Nas expectativas em relação ao futuro, o avanço é equivalente. “A vida de seus filhos será melhor, igual ou pior do que a sua própria vida?”, foi a pergunta feita em 1998 e refeita agora. Antes, o otimismo já era perceptível. Para 55% da população, a vida dos filhos tenderia a ser melhor. Hoje, o grupo que compartilha esse sentimento de confiança cresceu para 70%, 15 pontos a mais.
Para o cientista político Antonio Lavareda, dono do Instituto MCI, que conduziu a pesquisa para ÉPOCA, a sensação de contentamento com a vida captada na pesquisa tem um efeito colateral extremamente positivo: ajuda a consolidar o valor da democracia. Os números recém-apurados por sua empresa coadunam essa tese. Em 1998, exatamente 50% dos brasileiros diziam que a democracia era preferível a qualquer outra forma de governo. Agora, diante da mesma pergunta, 75% da população responde positivamente. “É um resultado fantástico”, diz Lavareda. “Serve para provar o valor do ambiente econômico e social. Se a gente fizesse essa mesma pergunta em 1992, certamente esse valor não seria tão reconhecido. Era um período de crise econômica, com inflação e pouco crescimento. Também havia decepção política, com as denúncias que resultaram no impeachment do presidente Fernando Collor de Mello.
Além de refazer as perguntas de 1998, ÉPOCA procurou as mesmas pessoas entrevistadas para a edição número 1 da revista para verificar como a vida delas evoluíra nesse intervalo de pouco mais de uma década. Cinco foramreencontradas, concordaram em atualizar seu depoimento e posar para novas fotos. São as pessoas que aparecem ao longo desta reportagem, sempre em duas situações: numa imagem de 1998 e na atual. Treze anos depois, as histórias desses brasileiros selecionados aleatoriamente continuam servindo de exemplo para ilustrar as tabulações estatísticas. Na minúscula amostra não científica de cinco cidadãos, quatro afirmam ter progredido de vida desde então, conforme pode ser lido nas sínteses dos depoimentos. Por coincidência, é uma proporção que combina com as conclusões da apuração metodológica dos pesquisadores.
A mensagem
Para o Brasil
O otimismo brasileiro não pode ser usado 
para ignorar os problemas não resolvidos do país
Para você
Em menos de uma geração, as condições de vida
podem mudar radicalmente – para melhor
O que explica esse avanço generalizado do otimismo? O economista Marcelo Neri, um dos maiores especialistas do Brasil em estudos sobre pobreza e desigualdade, pesquisador da Fundação Getulio Vargas do Rio de Janeiro, afirma que há razões objetivas que justificam o aumento da confiança. Para ele, parte importante da explicação está no forte movimento de redução do desemprego, simbolicamente representado pela carteirinha azul do Ministério do Trabalho. “O sonho da carteira de trabalho está sendo realizado”, afirma Neri. “Isso dá segurança presente e segurança futura para as pessoas. Há níveis recordes de emprego formal, uma situação de quase pleno emprego, apesar da legislação trabalhista, que não ajuda muito.” Desemprego era a maior preocupação da população brasileira em 1998, seguido por criminalidade e educação. Hoje, o medo de ser posto na rua caiu para a quinta posição no “ranking da dor de cabeça”.
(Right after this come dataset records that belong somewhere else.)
+  tune_mixes(k, stream, timer, have.ks, have.d, have.cap, 0.98f, &mix_ms, &mix);
+  if (tune_log_level() == 1) {
+    const double fl = 2.0 * k.J * k.Cout * k.Cin * k.KH * k.KW;
+    fprintf(stderr,
+            "[ld_conv] mix-retune Cin %d Cout %d k %dx%d s%d J %d res %d: record "
+            "%dx%dx%dx%dx%d cap %d %.1f TFLOP/s",
+            k.Cin, k.Cout, k.KH, k.KW, k.g.stride, k.J, key.v[14], have.tm, have.tn, have.wvm,
+            have.d, have.ks, have.cap, tune_tflops(fl, base_ms));
+    if (mix.pair >= 0) {
+      const LdTuneCfg r = mix_rec(mix);
+      fprintf(stderr, " -> mix %dx%dx%dx%d + %dx%dx%dx%d jb %d cap %d %.1f TFLOP/s\n", r.tm,
+              r.tn, r.wvm, r.d, r.t_tm, r.t_tn, r.t_wvm, r.t_d, r.jb, r.cap,
+              tune_tflops(fl, mix_ms));
+    } else if (uni >= 0) {
+      const StreamCfg& c = kStreamCfgs[uni];
+      fprintf(stderr, " -> kept (one shape %dx%dx%dx%dx%d %.1f TFLOP/s, no mix faster)\n", c.tm,
+              c.tn, c.wvm, c.d, c.ks, tune_tflops(fl, best_ms));
+    } else {
+      fprintf(stderr, " -> kept (no mix faster)\n");
+    }
+  }
+  if (mix.pair >= 0) ld_tune_store(key, mix_rec(mix));
+  return 0;
 }
 
 template <int MODE>
 int tune_stream(const ConvK& k, hipStream_t stream) {
   if (k.Cin % 8 != 0) return 1;
   const LdTuneKey key = make_tune_key(MODE, 0, k);
+  if constexpr (MODE == 0) {
+    const char* env = getenv("LD_CONV_TUNE_MIX");
+    LdTuneCfg have;
+    if (env && env[0] == '1' && ld_tune_lookup(key, &have)) {
+      if (have.t_tm > 0) return 1;
+      return retune_stream_mixed(k, key, have, stream);
+    }
+  }
   if (int r = tune_refused(key, stream)) return r;
   int pick = stream_cfg_model(k);
   if (pick < 0) return 1;
@@ -1693,6 +1942,22 @@
       }
     }
   }
+  if constexpr (MODE == 0) {
+    MixPick mix;
+    float mix_ms = best_ms;
+    if (best_ms > 0.0f) tune_mixes(k, stream, timer, 0, 0, 0, 0.99f, &mix_ms, &mix);
+    if (mix.pair >= 0) {
+      const LdTuneCfg rec = mix_rec(mix);
+      if (tune_log_level() == 1)
+        fprintf(stderr,
+                "[ld_conv] mode 0 Cin %d Cout %d k %dx%d s%d J %d lv %d -> mix "
+                "%dx%dx%dx%d + %dx%dx%dx%d ks %d jb %d\n",
+                k.Cin, k.Cout, k.KH, k.KW, k.g.stride, k.J, k.g.num_levels, rec.tm, rec.tn,
+                rec.wvm, rec.d, rec.t_tm, rec.t_tn, rec.t_wvm, rec.t_d, rec.ks, rec.jb);
+      ld_tune_store(key, rec);
+      return 0;
+    }
+  }
   const StreamCfg& c = kStreamCfgs[pick];
   if (tune_log_level() == 1) {
     const double fl = 2.0 * k.J * k.Cout * k.Cin *
@@ -1838,8 +2103,11 @@
         ++got;
       }
     c.cap = 0;
-    if (got == 18 && sscanf(line + pos, "%d %d %d %d %d %d", &c.tm, &c.tn, &c.wvm, &c.d,
-                            &c.ks, &c.cap) >= 5) {
+    int nf = 0;
+    if (got == 18 && (nf = sscanf(line + pos, "%d %d %d %d %d %d %d %d %d %d %d %d", &c.tm,
+                                  &c.tn, &c.wvm, &c.d, &c.ks, &c.cap, &c.t_tm, &c.t_tn,
+                                  &c.t_wvm, &c.t_d, &c.t_ks, &c.jb)) >= 5) {
+      if (nf < 12) c.t_tm = c.t_tn = c.t_wvm = c.t_d = c.t_ks = c.jb = 0;
       ld_tune_store(k, c);
       ++n;
     }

Neri relaciona vários outros dados que ajudam a explicar o aumento do otimismo. “A vida do brasileiro está melhorando mais que o Brasil. Nos últimos anos, a renda das famílias cresceu num ritmo maior que o Produto Interno Bruto”, afirma. “Além disso, a desigualdade está caindo há mais de uma década de forma ininterrupta. É um dado espetacular.”
Entre 2001 e 2010, segundo seus cálculos, a renda dos 50% mais pobres cresceu 68%, enquanto no topo da pirâmide, entre os 10% mais ricos, o avanço foi mais moderado, de 10%. “Nesse aspecto, a posição do Brasil é muito especial. China, Índia, Estados Unidos e diversos outros países foram palco de um movimento oposto, de aumento da desigualdade.”
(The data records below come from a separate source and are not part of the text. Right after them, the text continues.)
@@ -80,23 +110,28 @@
         : __builtin_amdgcn_make_buffer_rsrc(const_cast<__bf16*>(pbase + row_begin * pld), 0,
                                             (int)(slice_rows * pld * 2), 0x00020000);
     constexpr unsigned OUTSIDE = 0xffffffffu;
-    unsigned voff[DMA_PER_SLAB];
+    unsigned voff[2];
+    const unsigned pstep = pblk ? 8u * (ACT_TILE_PTS * 16) : 8u * (unsigned)pld;
     unsigned ldst[DMA_PER_SLAB];
-    int vrow[DMA_PER_SLAB];
+    const int prow = pblk ? 16 * ((wave & 3) >> 1) + ((lane & 15) ^ ((lane >> 4) << 2)) : 0;
 #pragma unroll
     for (int k = 0; k < DMA_PER_SLAB; ++k) {
         const int piece = wave * DMA_PER_SLAB + k, pi = piece & 15;
         ldst[k] = (piece >> 4) * OPB + pi * 1024;
+        if (k >= 2) continue;
         if (pblk) {
             const int c = 4 * (pi & 7) + (lane >> 4);
-            vrow[k] = 16 * (pi >> 3) + ((lane & 15) ^ ((lane >> 4) << 2));
-            voff[k] = c * 8 < pwidth ? (unsigned)(c * (ACT_TILE_PTS * 16) + vrow[k] * 16) : OUTSIDE;
+            voff[k] = (unsigned)(c * (ACT_TILE_PTS * 16) + prow * 16);
         } else {
-            vrow[k] = 2 * pi + (lane >> 5);
-            const int cg = (lane & 31) ^ ((vrow[k] & 3) << 2);
-            voff[k] = cg * 8 < pwidth ? (unsigned)(vrow[k] * pld * 2 + cg * 16) : OUTSIDE;
-        }
-    }
+            const int vrow = 2 * pi + (lane >> 5);
+            const int cg = (lane & 31) ^ ((vrow & 3) << 2);
+            voff[k] = cg * 8 < pwidth ? (unsigned)(vrow * pld * 2 + cg * 16) : OUTSIDE;
+        }
+    }
+    const int rider = d.R ? (d.rA ? 1 : 2) : 0;
+    const __amdgpu_buffer_rsrc_t rrs = __builtin_amdgcn_make_buffer_rsrc(
+        const_cast<__bf16*>(d.R + (rider ? row_begin * RIDW : 0)), 0, (int)(rider ? slice_rows * RIDW * 2 : 0), 0x00020000);
+    const unsigned rdst = wave < 2 ? 2 * OPB + wave * 1024 : SPARE + (wave - 2) * 1024;
     auto issue_slab = [&](int it, int slot) {
         const long long p0 = row_begin + (long long)it * SLAB;
         unsigned vadd;
@@ -110,8 +145,15 @@
 #pragma unroll
         for (int k = 0; k < DMA_PER_SLAB; ++k) {
             lds_void* dst = reinterpret_cast<lds_void*>(reinterpret_cast<lds_char*>(0) + slot * SLOTB + ldst[k]);
-            const unsigned off = (voff[k] == OUTSIDE || vrow[k] >= rows_left) ? OUTSIDE : voff[k] + vadd;
+            const bool beyond = pblk && 32 * (4 * (wave & 1) + k) >= pwidth;
+            const unsigned off = (beyond || voff[k & 1] == OUTSIDE || prow >= rows_left) ? OUTSIDE
+                                                                                         : voff[k & 1] + (vadd + (k >> 1) * pstep);
             __builtin_amdgcn_raw_ptr_buffer_load_lds(rs, dst, 16, off, 0, 0, 2);
+        }
+        if (rider) {
+            lds_void* dst = reinterpret_cast<lds_void*>(reinterpret_cast<lds_char*>(0) + (wave < 2 ? slot * SLOTB : 0) + rdst);
+            const unsigned off = wave < 2 ? (unsigned)it * (unsigned)RIDB + wave * 1024 + lane * 16 : OUTSIDE;
+            __builtin_amdgcn_raw_ptr_buffer_load_lds(rrs, dst, 16, off, 0, 0, 2);
         }
     };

Apesar da melhoria observada na distribuição de renda, a percepção de que o Brasil é um país injusto continua praticamente inalterada. Em 1998, 91% da população classificava a distribuição de renda no Brasil como injusta. Agora, o índice é de 87%, uma redução que, segundo Lavareda, pode ser classificada apenas como “residual”. O que caiu com um pouco mais de força foi a ideia segundo a qual só dá para subir de vida se a pessoa tiver “relações especiais” – algum tipo de favorecimento que não leva em conta apenas o mérito. Antes, 86% dos brasileiros acreditavam nisso. Agora, o índice é de 70%, consideravelmente menor que 13 anos atrás, mas ainda majoritário.
Quando o assunto é economia, o otimismo dos brasileiros parece mais moderado. Em 1998, período imediatamente anterior à desvalorização do real, apenas 11% da população avaliava a situação econômica do Brasil como ótima ou boa. Hoje, o porcentual é quase o triplo, mas ainda bem abaixo da parcela que avalia a situação econômica como razoável.
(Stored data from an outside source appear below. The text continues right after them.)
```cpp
int adm_gn_fused(int on);
int adm_gn_splits(int HW, int C);
int adm_gn_plan(int HW, int C, int G, int* out);
int adm_gn_stats(const float* x, float* stats, double* ws, int B, int HW, int C, int G, float eps, hipStream_t stream);
int adm_gn_apply(const float* x, const float* stats, const float* gamma, const float* beta, const float* ss,
                 long ss_bstride, float* y, int B, int HW, int C, int G, int silu, float drop_p, uint64_t seed,
                 hipStream_t stream);
int adm_gn_fwd(const float* x, float* stats, double* ws, const float* gamma, const float* beta, const float* ss,
               long ss_bstride, float* y, int B, int HW, int C, int G, float eps, int silu, float drop_p, uint64_t seed,
               hipStream_t stream);
int adm_gn_fwd_amax(const float* x, float* stats, double* ws, const float* gamma, const float* beta, const float* ss,
                    long ss_bstride, float* y, float* amax, int B, int HW, int C, int G, float eps, int silu, float drop_p,
                    uint64_t seed, hipStream_t stream);
int adm_gn_bwd(const float* x, const float* dy, const float* stats, const float* gamma, const float* beta,
               const float* ss, long ss_bstride, float* dx, float* dss, float* dgamma, float* dbeta, float* red,
               int B, int HW, int C, int G, int silu, float drop_p, uint64_t seed, hipStream_t stream);

int adm_gn_bwd_param_table(const long* table, int rows, long total_blocks, hipStream_t stream);

int adm_gn_bwd_add(const float* x, const float* dy, const float* stats, const float* gamma, const float* beta,
                   const float* ss, long ss_bstride, const float* addend, float* dx, float* dss, float* dgamma, float* dbeta,
                   float* red, int B, int HW, int C, int G, int silu, float drop_p, uint64_t seed, hipStream_t stream);
int adm_gn_bwd_add_amax(const float* x, const float* dy, const float* stats, const float* gamma, const float* beta,
// ... 277 lines not shown
```

Before: 1267 images/s.

## Add wider N-tile variants to split-f16 GEMM with cost-based selection

Templates the x6 GEMM kernel on an N-block count, so the fp16-split path can use 128, 192 or 256-column tiles with 4, 6 or 8 consumer waves plus 4 producer waves. A heuristic picks the tile width per shape from a wave-count cost model, with an env override and a plan query exposed to Python. Wider tiles reuse each A tile across more columns and cut redundant A loads and workgroups. The cost is more LDS and threads per block, which may lower occupancy.

```diff
diff --git a/adm_amd/csrc/conv_gemm_x6.hip b/adm_amd/csrc/conv_gemm_x6.hip
--- a/adm_amd/csrc/conv_gemm_x6.hip
+++ b/adm_amd/csrc/conv_gemm_x6.hip
@@ -12,29 +12,37 @@
 };
 
 typedef __attribute__((address_space(3))) void g6_lds_void;
-constexpr int GM = 128, GN = 128, GCH = 2;
-template <int FMT> struct G6Fmt {
+constexpr int GM = 128, GCH = 2;
+template <int FMT, int NB = 2> struct G6Fmt {
   static constexpr int TERMS = split_terms(FMT);
-  static constexpr int IMG = GCH * TERMS * 128 * 16;
-  static constexpr int QW = 2 * TERMS;
+  static constexpr int NT = 64 * NB;
+  static constexpr int CONS = 2 * NB;
+  static constexpr int THREADS = (CONS + 4) * 64;
+  static constexpr int A_IMG = GCH * TERMS * GM * 16;
+  static constexpr int B_IMG = GCH * TERMS * NT * 16;
+  static constexpr int RG = NT / 32;
+  static constexpr int QW = GCH * TERMS * RG / CONS;
+  static constexpr int SMEM = (2 * A_IMG + 4 * B_IMG) * (int)sizeof(unsigned short);
 };
 constexpr int G_RA = 2, G_RB = 4, G_D = 4;
 
-template <int FMT>
-__global__ __launch_bounds__(512) void gemm_x6_kernel(G6P p) {
-  constexpr int G_IMG = G6Fmt<FMT>::IMG, TERMS = G6Fmt<FMT>::TERMS, QW = G6Fmt<FMT>::QW;
+template <int FMT, int NB>
+__global__ __launch_bounds__((2 * NB + 4) * 64) void gemm_x6_kernel(G6P p) {
+  using F = G6Fmt<FMT, NB>;
+  constexpr int A_IMG = F::A_IMG, B_IMG = F::B_IMG, TERMS = F::TERMS, QW = F::QW, NT = F::NT, CONS = F::CONS, RG = F::RG;
+  static_assert(QW == 2 * TERMS, "the vmcnt immediates of the stage loop count 2 TERMS weight instructions per wave and stage");
   float sa = 1.f, inv_scale = 1.f;
   if (FMT) { sa = split_scale(adm_amax_read(p.amax_x)); inv_scale = 1.f / (sa * p.wscale); }
   extern __shared__ __attribute__((aligned(16))) unsigned short smg[];
   unsigned short* As = smg;
-  unsigned short* Bs = smg + G_RA * G_IMG;
+  unsigned short* Bs = smg + G_RA * A_IMG;
   const int tid = threadIdx.x, lane = tid & 63, hw_wid = tid >> 6;
-  const bool producer = hw_wid >= 4;
-  const int wid = hw_wid & 3;
+  const bool producer = hw_wid >= CONS;
+  const int wid = producer ? hw_wid - CONS : hw_wid;
   const int bid = adm_xcd_remap(blockIdx.x, gridDim.x);
   const int tilesM = gridDim.x / p.tilesN;
   const int tm = bid % tilesM, tn = bid / tilesM;
-  const int m0 = tm * GM, n0 = tn * GN;
+  const int m0 = tm * GM, n0 = tn * NT;
   const int S = p.K >> 5;
   constexpr unsigned OOB = 0x80000000u;
 
@@ -65,7 +73,7 @@
     auto store = [&](int set, int slot) {
 #pragma unroll
       for (int j = 0; j < 4; ++j) {
-        unsigned short* l = la[j] + slot * G_IMG;
+        unsigned short* l = la[j] + slot * A_IMG;
         if (FMT) {
           u32x2 h0, h1;
           split2_quad(d[set][j], sa, h0, h1);
@@ -99,13 +107,13 @@
   }
 
   const __amdgpu_buffer_rsrc_t rs_w = __builtin_amdgcn_make_buffer_rsrc(const_cast<unsigned short*>(p.w), 0, p.wbytes, 0x00020000);
-  const int wm = wid >> 1, wn = wid & 1;
+  const int wm = wid / NB, wn = wid % NB;
   const int lr = lane & 31, lh = lane >> 5;
   unsigned b_voff[QW];
 #pragma unroll
   for (int i = 0; i < QW; ++i) {
-    const int q = wid * QW + i, img = q >> 2;
-    const int row = (q & 3) * 32 + (lane >> 1);
+    const int q = wid * QW + i, img = q / RG;
+    const int row = (q % RG) * 32 + (lane >> 1);
     const int n = n0 + row;
     const int half = (lane ^ (row >> 3)) & 1;
     b_voff[i] = (n < p.wrows) ? (unsigned)((((long)img * p.wrows + n) * 16 + half * 8) * 2) : OOB;
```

Curiosamente, há mais gente hoje dizendo que seus rendimentos mensais não são suficientes para cobrir todas as despesas do mês. Ao contrário do que esse indicador pode sugerir, não se trata de um dado ruim. A explicação passa pela expansão recente do crédito. É resultado de um maior acesso da população aos produtos financeiros.
Ondas consistentes de otimismo têm o poder contagiante de melhorar a autoestima dos cidadãos, servem de alavanca para a educação, aceleram o empreendedorismo, podem ajudar na produtividade e até na criatividade. Mas há riscos. Um dos maiores erros que o Brasil poderia cometer neste instante seria confundir essa tendência positiva de confiança no presente e no futuro com a ideia de superação dos problemas. A mesma pesquisa que mostra avanço nas condições de vida apresenta um rol de novos desafios a enfrentar.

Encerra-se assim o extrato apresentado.